Directions: Every entry must be echoed exactly.

------------------------------------------------

template <int EPI>
__device__ __forceinline__ void k_bound_body(const SweepParams& p, const uint3 blockIdx, const uint3 gridDim) {
    const int tid = threadIdx.x, lane = tid & 63;
    const int wid = __builtin_amdgcn_readfirstlane(tid >> 6);
    const int g = lane >> 5, l31 = lane & 31;
    const int ntiles = p.ntiles * 2;
    const int nwg = p.mtiles * ntiles;
    const int t = xcd_remap(blockIdx.x, nwg);
    constexpr int GM = 4;
    const int per_group = GM * ntiles;
    const int first_m = (t / per_group) * GM;
    const int gsz = min(p.mtiles - first_m, GM);
    const int mt = first_m + (t % per_group) % gsz, nt = (t % per_group) / gsz;
    int c = p.c0;
    if (p.crange) {
        const int a = __builtin_amdgcn_readfirstlane(p.crange[0]), b = __builtin_amdgcn_readfirstlane(p.crange[1]);
        if (a >= b) return;
        c = max(c, a);
        if (c >= b) return;
    }
    if (c >= p.c1) return;
    const int wr = wid >> 1, wc = wid & 1;
    const int m0 = mt * 128 + wr * 64, n0 = nt * 64 + wc * 32;
    float* slot = p.part + (long)c * p.p_cs + (long)(mt * 2 + wr) * p.Np + nt * 2 + wc;
    if (m0 >= p.M || n0 >= p.N) {
        if (lane == 63) slot[0] = 0.0f;
        return;
    }
    const char* sA = (const char*)p.A + (long)(m0 >> 6) * p.ktiles * 4096;
    const char* sB = (const char*)p.B + (long)(n0 >> 6) * p.ktiles * 4096 + ((n0 >> 5) & 1) * 2048;
    const unsigned vo = (unsigned)lane * 16u;
    v16i acc[2];
#pragma unroll
    for (int i = 0; i < 2; ++i)
#pragma unroll
        for (int r = 0; r < 16; ++r) acc[i][r] = 0;
    struct Fr { v4i a[2][2], b[2]; };
#define P4V_BLD(dst, voff, sbase, off) asm volatile("global_load_dwordx4 %0, %1, %2 offset:%3" : "=v"(dst) : "v"(voff), "s"(sbase), "n"(off) : "memory")
    auto load = [&](Fr& f) __attribute__((always_inline)) {
        P4V_BLD(f.a[0][0], vo, sA, 0); P4V_BLD(f.a[0][1], vo, sA, 1024);
        P4V_BLD(f.b[0], vo, sB, 0); P4V_BLD(f.b[1], vo, sB, 1024);
        P4V_BLD(f.a[1][0], vo, sA, 2048); P4V_BLD(f.a[1][1], vo, sA, 3072);
        sA += 4096; sB += 4096;
    };
    auto mma = [&](Fr& f) __attribute__((always_inline)) {
        asm volatile("" : "+v"(f.a[0][0]), "+v"(f.a[0][1]), "+v"(f.a[1][0]), "+v"(f.a[1][1]), "+v"(f.b[0]), "+v"(f.b[1]) :: "memory");
#pragma unroll
        for (int h = 0; h < 2; ++h)
#pragma unroll
            for (int i = 0; i < 2; ++i) acc[i] = __builtin_amdgcn_mfma_i32_32x32x32_i8(f.a[i][h], f.b[h], acc[i], 0, 0, 0);
    };
    Fr f0, f1, f2;
    const int ktiles = p.ktiles;
    constexpr int LD = 6;
    load(f0);
    if (ktiles > 1) load(f1);
    auto step = [&](int kt, Fr& cur, Fr& refill) __attribute__((always_inline)) {
        const int ahead = min(ktiles - 1 - kt, 2);
        if (kt + 2 < ktiles) load(refill);
        if (ahead >= 2) wait_vmcnt<2 * LD>(); else if (ahead == 1) wait_vmcnt<LD>(); else wait_vmcnt<0>();
        mma(cur);
    };
    for (int kt = 0; kt < ((p.dbg & 1) ? 1 : ktiles); kt += 3) {
        step(kt, f0, f2);
        if (kt + 1 < ktiles) step(kt + 1, f1, f0);
        if (kt + 2 < ktiles) step(kt + 2, f2, f1);
    }
#undef P4V_BLD
    const int n = n0 + l31;
    const bool ncol_ok = n < p.N;
    const int nc = min(n, p.N - 1);
    const float bias_n = (p.bias && ncol_ok) ? p.bias[nc] : 0.0f;
    const int sb = p.sb_mode == 1 ? min(nc / p.sb_div, p.s_cs - 1) : 0;
    const float s1 = p.S1 ? p.S1[(long)c * p.s_cs + sb] : 1.0f;
    const float* On = p.O + (long)nc * p.o_ns;
    const float* Wn = p.Wt + (long)nc * p.o_ns;
    float sum = 0.0f;
#pragma unroll
    for (int i = 0; i < 2; ++i) {
        float u[16], w[16];
#pragma unroll
        for (int r = 0; r < 16; ++r) {
            const int mc = (p.dbg & 2) ? 0 : min(m0 + i * 32 + (r & 3) + 8 * (r >> 2) + 4 * g, p.M - 1);
            u[r] = On[(long)mc * p.o_ms];
            if (EPI == EPI_SQ_W || EPI == EPI_W_SQ) w[r] = Wn[(long)mc * p.o_ms];
        }
#pragma unroll
        for (int r = 0; r < 16; ++r) {
            const int m = m0 + i * 32 + (r & 3) + 8 * (r >> 2) + 4 * g;
            const bool ok = ncol_ok && m < p.M;
            const float o = u[r];
            float wv = 1.0f;
            if (EPI == EPI_SQ_W) wv = w[r]; else if (EPI == EPI_W_SQ) wv = fabsf(w[r]);
            const float d = (o - bias_n) - (float)acc[i][r] * s1;
            float term;
            if (EPI == EPI_SQ_W) { const float t2 = wv * d; term = t2 * t2; }
            else if (EPI == EPI_SQ) term = d * d;
            else if (EPI == EPI_ABS) term = fabsf(d);
            else term = (wv * d) * d;
            sum += ok ? term : 0.0f;
        }
        asm volatile("" ::: "memory");
    }
    sum = wave_sum_dpp(sum);
    if (lane == 63) slot[0] = sum;
}
template <int EPI>
__global__ __launch_bounds__(256, 4) void k_bound(SweepParams p) { k_bound_body<EPI>(p, P4V_BIDX, P4V_GDIM); }
template <int EPI>
__global__ __launch_bounds__(256, 4) void k_bound_g(GroupArgs<SweepParams> a) { P4V_GROUP_ENTER(a); k_bound_body<EPI>(a.p[m_], vb_, vg_); }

------------------------------------------------

Solution to this problem:
template <int EPI>
__device__ __forceinline__ void k_bound_body(const SweepParams& p, const uint3 blockIdx, const uint3 gridDim) {
    const int tid = threadIdx.x, lane = tid & 63;
    const int wid = __builtin_amdgcn_readfirstlane(tid >> 6);
    const int g = lane >> 5, l31 = lane & 31;
    const int ntiles = p.ntiles * 2;
    const int nwg = p.mtiles * ntiles;
    const int t = xcd_remap(blockIdx.x, nwg);
    constexpr int GM = 4;
    const int per_group = GM * ntiles;
    const int first_m = (t / per_group) * GM;
    const int gsz = min(p.mtiles - first_m, GM);
    const int mt = first_m + (t % per_group) % gsz, nt = (t % per_group) / gsz;
    int c = p.c0;
    if (p.crange) {
        const int a = __builtin_amdgcn_readfirstlane(p.crange[0]), b = __builtin_amdgcn_readfirstlane(p.crange[1]);
        if (a >= b) return;
        c = max(c, a);
        if (c >= b) return;
    }
    if (c >= p.c1) return;
    const int wr = wid >> 1, wc = wid & 1;
    const int m0 = mt * 128 + wr * 64, n0 = nt * 64 + wc * 32;
    float* slot = p.part + (long)c * p.p_cs + (long)(mt * 2 + wr) * p.Np + nt * 2 + wc;
    if (m0 >= p.M || n0 >= p.N) {
        if (lane == 63) slot[0] = 0.0f;
        return;
    }
    const char* sA = (const char*)p.A + (long)(m0 >> 6) * p.ktiles * 4096;
    const char* sB = (const char*)p.B + (long)(n0 >> 6) * p.ktiles * 4096 + ((n0 >> 5) & 1) * 2048;
    const unsigned vo = (unsigned)lane * 16u;
    v16i acc[2];
#pragma unroll
    for (int i = 0; i < 2; ++i)
#pragma unroll
        for (int r = 0; r < 16; ++r) acc[i][r] = 0;
    struct Fr { v4i a[2][2], b[2]; };
#define P4V_BLD(dst, voff, sbase, off) asm volatile("global_load_dwordx4 %0, %1, %2 offset:%3" : "=v"(dst) : "v"(voff), "s"(sbase), "n"(off) : "memory")
    auto load = [&](Fr& f) __attribute__((always_inline)) {
        P4V_BLD(f.a[0][0], vo, sA, 0); P4V_BLD(f.a[0][1], vo, sA, 1024);
        P4V_BLD(f.b[0], vo, sB, 0); P4V_BLD(f.b[1], vo, sB, 1024);
        P4V_BLD(f.a[1][0], vo, sA, 2048); P4V_BLD(f.a[1][1], vo, sA, 3072);
        sA += 4096; sB += 4096;
    };
    auto mma = [&](Fr& f) __attribute__((always_inline)) {
        asm volatile("" : "+v"(f.a[0][0]), "+v"(f.a[0][1]), "+v"(f.a[1][0]), "+v"(f.a[1][1]), "+v"(f.b[0]), "+v"(f.b[1]) :: "memory");
#pragma unroll
        for (int h = 0; h < 2; ++h)
#pragma unroll
            for (int i = 0; i < 2; ++i) acc[i] = __builtin_amdgcn_mfma_i32_32x32x32_i8(f.a[i][h], f.b[h], acc[i], 0, 0, 0);
    };
    Fr f0, f1, f2;
    const int ktiles = p.ktiles;
    constexpr int LD = 6;
    load(f0);
    if (ktiles > 1) load(f1);
    auto step = [&](int kt, Fr& cur, Fr& refill) __attribute__((always_inline)) {
        const int ahead = min(ktiles - 1 - kt, 2);
        if (kt + 2 < ktiles) load(refill);
        if (ahead >= 2) wait_vmcnt<2 * LD>(); else if (ahead == 1) wait_vmcnt<LD>(); else wait_vmcnt<0>();
        mma(cur);
    };
    for (int kt = 0; kt < ((p.dbg & 1) ? 1 : ktiles); kt += 3) {
        step(kt, f0, f2);
        if (kt + 1 < ktiles) step(kt + 1, f1, f0);
        if (kt + 2 < ktiles) step(kt + 2, f2, f1);
    }
#undef P4V_BLD
    const int n = n0 + l31;
    const bool ncol_ok = n < p.N;
    const int nc = min(n, p.N - 1);
    const float bias_n = (p.bias && ncol_ok) ? p.bias[nc] : 0.0f;
    const int sb = p.sb_mode == 1 ? min(nc / p.sb_div, p.s_cs - 1) : 0;
    const float s1 = p.S1 ? p.S1[(long)c * p.s_cs + sb] : 1.0f;
    const float* On = p.O + (long)nc * p.o_ns;
    const float* Wn = p.Wt + (long)nc * p.o_ns;
    float sum = 0.0f;
#pragma unroll
    for (int i = 0; i < 2; ++i) {
        float u[16], w[16];
#pragma unroll
        for (int r = 0; r < 16; ++r) {
            const int mc = (p.dbg & 2) ? 0 : min(m0 + i * 32 + (r & 3) + 8 * (r >> 2) + 4 * g, p.M - 1);
            u[r] = On[(long)mc * p.o_ms];
            if (EPI == EPI_SQ_W || EPI == EPI_W_SQ) w[r] = Wn[(long)mc * p.o_ms];
        }
#pragma unroll
        for (int r = 0; r < 16; ++r) {
            const int m = m0 + i * 32 + (r & 3) + 8 * (r >> 2) + 4 * g;
            const bool ok = ncol_ok && m < p.M;
            const float o = u[r];
            float wv = 1.0f;
            if (EPI == EPI_SQ_W) wv = w[r]; else if (EPI == EPI_W_SQ) wv = fabsf(w[r]);
            const float d = (o - bias_n) - (float)acc[i][r] * s1;
            float term;
            if (EPI == EPI_SQ_W) { const float t2 = wv * d; term = t2 * t2; }
            else if (EPI == EPI_SQ) term = d * d;
            else if (EPI == EPI_ABS) term = fabsf(d);
            else term = (wv * d) * d;
            sum += ok ? term : 0.0f;
        }
        asm volatile("" ::: "memory");
    }
    sum = wave_sum_dpp(sum);
    if (lane == 63) slot[0] = sum;
}
template <int EPI>
__global__ __launch_bounds__(256, 4) void k_bound(SweepParams p) { k_bound_body<EPI>(p, P4V_BIDX, P4V_GDIM); }
template <int EPI>
__global__ __launch_bounds__(256, 4) void k_bound_g(GroupArgs<SweepParams> a) { P4V_GROUP_ENTER(a); k_bound_body<EPI>(a.p[m_], vb_, vg_); }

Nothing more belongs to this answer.